Figure it out: Even a 1% fee on a few trillion dollars adds up. Of course, not
every investor who put money in hedge funds ten years ago lagged S&P
returns. But I believe my calculation of the aggregate shortfall is
conservative
·
Much
of the financial damage befell pension funds for public employees. Many of
these funds are woefully underfunded, in part because they have suffered a
double whammy: poor investment performance accompanied by huge fees. The
resulting shortfalls in their assets will for decades have to be made up by
local taxpayers.
·
Human
behavior won’t change. Wealthy individuals, pension funds, endowments and the
like will continue to feel they deserve something “extra” in investment advice.

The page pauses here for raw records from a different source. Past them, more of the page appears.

## Park loop-invariant fit state in LDS and shrink y-ring for large H=1 classes

In the screened fast kernel for static-ring H=1 classes, the running window values Wf, the FitKnown constants, c_blk and inv_M are kept in shared memory instead of registers. The aim is to lower VGPR pressure and raise occupancy. Separately, untiled H=1 classes whose channel count exceeds 15 per CU now use a 256-entry y-ring instead of 512, cutting ring memory traffic and footprint. The cost is extra LDS reads and writes inside the hot loop, plus possible extra ring wraps.

```diff
diff --git a/psk_soft_amd/csrc/psk_capi.cpp b/psk_soft_amd/csrc/psk_capi.cpp
--- a/psk_soft_amd/csrc/psk_capi.cpp
+++ b/psk_soft_amd/csrc/psk_capi.cpp
@@ -425,6 +425,8 @@
     int opt_validate = 0;
     int opt_split = 2;
     int opt_pipe = 1;
+    int opt_small_ring = 1;
+    uint32_t small_ring_above = 15u * 256u;
     hipStream_t pipe_st[2] = {};
     hipEvent_t pipe_ev[kPipeEvents] = {};
     void *d_pipe_carry = nullptr;
@@ -1479,7 +1481,9 @@
     psk_soft_handle *const h = r.h;
     const LaunchSet &s = r.res.cls[S][H];
     const uint32_t *const l = r.d_list + s.off;
-    const uint32_t y_len = ring_floats(s.max_n, psk::ering_dynamic(S) ? 256u : 512u);
+    const bool small_ring = psk::ering_dynamic(S) || (class_H(H) == 1 && !s.tiled && h->opt_small_ring &&
+                                                      (h->opt_small_ring == 2 || s.cnt > h->small_ring_above));
+    const uint32_t y_len = ring_floats(s.max_n, small_ring ? 256u : 512u);
     const uint32_t r_len = class_H(H) == 1 ? ((s.max_A + 128u + 1u) & ~1u) : 0u;
     if (s.tiled && s.piped)
         PSK_TRY(enqueue_piped(r, s, S, H, y_len, r_len, st));
@@ -1729,6 +1733,8 @@
         h->opt_split = std::atoi(e) < 0 ? 0 : std::atoi(e) > 16 ? 16 : std::atoi(e);
     if (const char *e = std::getenv("PSK_SOFT_PIPELINED"))
         h->opt_pipe = std::atoi(e) < 0 ? 0 : std::atoi(e) > 2 ? 2 : std::atoi(e);
+    if (const char *e = std::getenv("PSK_SOFT_SMALL_RING"))
+        h->opt_small_ring = std::atoi(e) < 0 ? 0 : std::atoi(e) > 2 ? 2 : std::atoi(e);
     if (const char *e = std::getenv("PSK_SOFT_DEFERRED_JOIN"))
         h->opt_deferred = std::atoi(e) != 0;
     if (const char *e = std::getenv("PSK_SOFT_STAMP"))
@@ -1754,6 +1760,8 @@
             return fail(PSK_SOFT_ERR_NO_DEVICE,
                         std::string("psk_soft_create: kernels are built for gfx950 only, device is ") + prop.gcnArchName);
         }
+        if (prop.multiProcessorCount > 0)
+            h->small_ring_above = 15u * (uint32_t)prop.multiProcessorCount;
         auto bail = [&](const char *what, hipError_t e2) {
             std::string msg = std::string("psk_soft_create: ") + what + ": " + hipGetErrorString(e2);
             psk_soft_destroy(h);
diff --git a/psk_soft_amd/csrc/psk_fast_kernel.h b/psk_soft_amd/csrc/psk_fast_kernel.h
--- a/psk_soft_amd/csrc/psk_fast_kernel.h
+++ b/psk_soft_amd/csrc/psk_fast_kernel.h
@@ -141,6 +141,11 @@
         __shared__ __attribute__((aligned(16))) float ering_s[(SV != 0 && HV == 1) ? SV * kERing : 4];
         er.mem = ering_s;
     }
+    float *park = nullptr;
+    if constexpr (park_on(SV, HV, EXACT)) {
+        __shared__ __attribute__((aligned(16))) float park_s[park_floats(SV)];
+        park = park_s;
+    }
     const int lane = threadIdx.x & 63;
 #ifdef PSK_DIAG_STAMP
     const uint32_t diag_t0 = (uint32_t)wall_clock64();
@@ -185,7 +190,7 @@
 
     if constexpr (SV != 0) {
         const float carried = (p.lf_flags & PLAN_CARRY_DRIFT) ? __uint_as_float(st->pad_state) : 0.0f;
-        fast_main_loop<SV, HV, EXACT>(p, X, yring, ymask, er, cy, 0, -1, nullptr, nullptr, carried >= 0.0f ? carried : __builtin_inff());
+        fast_main_loop<SV, HV, EXACT>(p, X, yring, ymask, er, cy, 0, -1, nullptr, nullptr, carried >= 0.0f ? carried : __builtin_inff(), park);
         if (lane == 0)
             st->pad_state = __float_as_uint(cy.wmax * 1.00001f);
         if constexpr (PSK_PACE_ON(false, EXACT))
diff --git a/psk_soft_amd/csrc/psk_fast_loop.h b/psk_soft_amd/csrc/psk_fast_loop.h
--- a/psk_soft_amd/csrc/psk_fast_loop.h
+++ b/psk_soft_amd/csrc/psk_fast_loop.h
@@ -241,6 +241,10 @@
 }
 
 constexpr int kERing = 2 * kB;
+constexpr bool park_on(int S, int H, bool exact) { return S != 0 && H == 1 && !exact && !ering_dynamic(S); }
+constexpr int park_fit(int S) { return (S + 3) & ~3; }
+constexpr int park_misc(int S) { return park_fit(S) + (int)((sizeof(FitKnown) + 15) / 16) * 4; }
+constexpr int park_floats(int S) { return park_misc(S) + 4; }
 template <bool DYN>
 struct ERingT;
 template <>
@@ -857,7 +861,7 @@
     }
 }
 
-template <bool EXACT, bool FAR = false>
+template <bool EXACT, bool FAR = false, bool PARKED = false>
 PSK_DEV void fit_stage(int c, int lane, uint32_t n, float xd, float den_s, float xavg_s, const FitKnown &fk, const bool (&valid)[kR],
                        const float (&raw)[kR], int nvalid, int lane_last, int r_last, float *yring, uint32_t ymask, FastCarry &cy,
                        float (&est)[kR], const float *z_far = nullptr)
@@ -871,8 +875,8 @@
     const bool warm = !__builtin_expect(q0 >= n && n != 1u, 1);
     const bool cheap = cy.chain_run != 0;
     if (!warm) {
-        pass = fit_block<false, EXACT, FAR>(lane, q0, n, xd, den_s, xavg_s, fk, valid, raw, cy, yring, ymask, y, est, ySum_l, xySum_l,
-                                lane_last, r_last, den_last, xavg_last, cheap, rejected, m_lane, z_far);
+        pass = fit_block<false, EXACT, FAR>(lane, q0, n, PARKED ? fk.xd : xd, den_s, xavg_s, fk, valid, raw, cy, yring, ymask, y, est, ySum_l,
+                                xySum_l, lane_last, r_last, den_last, xavg_last, cheap, rejected, m_lane, z_far);
     } else {
         pass = fit_block<true, EXACT, FAR>(lane, q0, n, xd, den_s, xavg_s, fk, valid, raw, cy, yring, ymask, y, est, ySum_l, xySum_l,
                                lane_last, r_last, den_last, xavg_last, cheap, rejected, m_lane, z_far);
@@ -1081,7 +1085,8 @@
 
 template <int S, int H, bool EXACT, bool FRONT = false>
 PSK_DEV void fast_main_loop(const ChanPlan &p, const XView &X, float *yring, uint32_t ymask, const ERingT<ering_dynamic(S)> &er, FastCarry &cy,
-                            int c_begin = 0, int c_end = -1, float *t_raw = nullptr, float2 *t_s = nullptr, float wmax_floor = 0.0f)
+                            int c_begin = 0, int c_end = -1, float *t_raw = nullptr, float2 *t_s = nullptr, float wmax_floor = 0.0f,
+                            float *park = nullptr)
 {
 
     const int lane = threadIdx.x & 63;
@@ -1095,6 +1100,7 @@
     const long long tau_last = (long long)n_out + (long long)A - 2;
 
     constexpr bool REREAD = (H == 0);
+    constexpr bool PARK = park_on(S, H, EXACT) && !FRONT;
     BlockKeep<S> hist[H ? H : 1];
     double Wc[S];
     float Wf[S];
@@ -1149,6 +1155,10 @@
     float wmax_prev = 0.0f;
 #pragma unroll
     for (int k = 0; k < S; k++) wmax_prev = __builtin_fmaxf(wmax_prev, Wf[k]);
+    if constexpr (PARK) {
+#pragma unroll
+        for (int k = 0; k < S; k++) park[k] = Wf[k];
+    }
     wmax_prev = __builtin_fmaxf(wmax_prev, wmax_floor);
     if constexpr (EXACT)
         cy.wmax = __builtin_fmaxf(cy.wmax, wmax_floor);
@@ -1164,8 +1174,14 @@
     if (n > 1)
         fit_denominator(xd, n, den_s, xavg_s);
     const FitKnown fk = fit_known(xd, n, den_s, xavg_s);
+    if constexpr (PARK)
+        *reinterpret_cast<FitKnown *>(park + park_fit(S)) = fk;
     const bool m_pow2 = M != 0 && (M & (M - 1)) == 0;
     const float inv_M = uni(1.0f / (float)(M ? M : 1));
+    if constexpr (PARK) {
+        park[park_misc(S)] = c_blk;
+        park[park_misc(S) + 1] = inv_M;
+    }
 
     const int n_blocks = (FRONT && c_end >= 0) ? c_end : (n_out + kB - 1) / kB;
     const AtanTabDev atab = atan_tab_dev(lane);
@@ -1337,14 +1353,20 @@
                 inc[k] = d0 + d1v[k];
             }
             wave_scan_f32_multi(inc);
+            float wf[S];
+#pragma unroll
+            for (int k = 0; k < S; k++) wf[k] = PARK ? park[k] : Wf[k];
             int m1[kR], m2[kR];
             int nz = 0;
 #pragma unroll
             for (int k = 0; k < S; k++) {
-                const float W1 = Wf[k] + inc[k];
+                const float W1 = wf[k] + inc[k];
                 const float W0 = W1 - d1v[k];
                 nz |= __float_as_int(W0) | __float_as_int(W1);
-                Wf[k] = read_lane(W1, 63);
+                if constexpr (PARK)
+                    wf[k] = W1;
+                else
+                    Wf[k] = read_lane(W1, 63);
                 const int p0 = (__float_as_int(W0) & (0x7FFFFFFF & ~IMASK)) | (IMASK - k);
                 const int p1 = (__float_as_int(W1) & (0x7FFFFFFF & ~IMASK)) | (IMASK - k);
                 if (k == 0) {
@@ -1362,11 +1384,17 @@
                     m1[1] = p1 > m1[1] ? p1 : m1[1];
                 }
             }
+            if constexpr (PARK) {
+                if (lane == kWave - 1) {
+#pragma unroll
+                    for (int k = 0; k < S; k++) park[k] = wf[k];
+                }
+            }
             bestK[0] = IMASK - (m1[0] & IMASK);
             bestK[1] = IMASK - (m1[1] & IMASK);
             const int mm = m1[0] > m1[1] ? m1[0] : m1[1];
             const float wmax = __builtin_fmaxf(wave_max_f32(__int_as_float(mm)), wmax_prev);
-            const float e_blk = c_blk * wmax;
+            const float e_blk = (PARK ? park[park_misc(S)] : c_blk) * wmax;
             const float thr_floor = vote_any((nz & 0x7FFFFFFF) != 0) ? (float)(16 << IB) * 1.4012985e-45f : 0.0f;
             const float thr = 6.0f * (err_c + e_blk) + (float)(4 << IB) * kU * wmax + thr_floor;
             const bool ok0 = !valid[0] || ((__int_as_float(m1[0]) - __int_as_float(m2[0])) > thr);
@@ -1524,7 +1552,11 @@
             }
         } else {
         float est[kR];
-        fit_stage<EXACT>(c, lane, n, xd, den_s, xavg_s, fk, valid, raw, nvalid, lane_last, r_last, yring, ymask, cy, est);
+        if constexpr (PARK)
+            fit_stage<EXACT, false, true>(c, lane, n, xd, den_s, xavg_s, *reinterpret_cast<const FitKnown *>(park + park_fit(S)), valid, raw, nvalid,
+                                          lane_last, r_last, yring, ymask, cy, est);
+        else
+            fit_stage<EXACT>(c, lane, n, xd, den_s, xavg_s, fk, valid, raw, nvalid, lane_last, r_last, yring, ymask, cy, est);
         if constexpr (!EXACT) {
             if (__any(cy.refuse)) {
                 cy.refuse = true;
@@ -1536,7 +1568,7 @@
             cf32 last_c;
             last_c.re = cy.last_re;
             last_c.im = cy.last_im;
-            output_stage<packet_global(S), EXACT>(p, c, i0, valid, s, est, last_c, atab, qpsk_sign_map, m_pow2, inv_M);
+            output_stage<packet_global(S), EXACT>(p, c, i0, valid, s, est, last_c, atab, qpsk_sign_map, m_pow2, PARK ? park[park_misc(S) + 1] : inv_M);
         }
         if (p.diff) {
             const float sre = r_last ? s[1].re : s[0].re;
@@ -1561,6 +1593,8 @@
                     else
                         Wf[k] = window_end_f32<S, H>(hist, A, lane, k);
                     wm = __builtin_fmaxf(wm, Wf[k]);
+                    if constexpr (PARK)
+                        park[k] = Wf[k];
                 }
                 wmax_prev = __builtin_fmaxf(wmax_prev, wm);
                 err_c = (REREAD ? (float)(8u + 2u * ((A + 127u) / (uint32_t)kB)) : 16.0f) * kU * wmax_prev;
```

Result: slower. 455,100 (-4.9%).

Those advisors who cleverly play to this expectation will get very rich. This
year the magic potion may be hedge funds, next year something else. The likely
result from this parade of promises is predicted in an adage: “When a person
with money meets a person with experience, the one with experience ends up with
the money and the one with money leaves with experience.”
·
Long
ago, a brother-in-law of mine, Homer Rogers, was a commission agent working in
the Omaha stockyards. I asked him how he induced a farmer or rancher to hire
him to handle the sale of their hogs or cattle to the buyers from the big four
packers (Swift, Cudahy, Wilson and Armour). After all, hogs were hogs and the
buyers were experts who knew to the penny how much any animal was worth. How
then, I asked Homer, could any sales agent get a better result than any other?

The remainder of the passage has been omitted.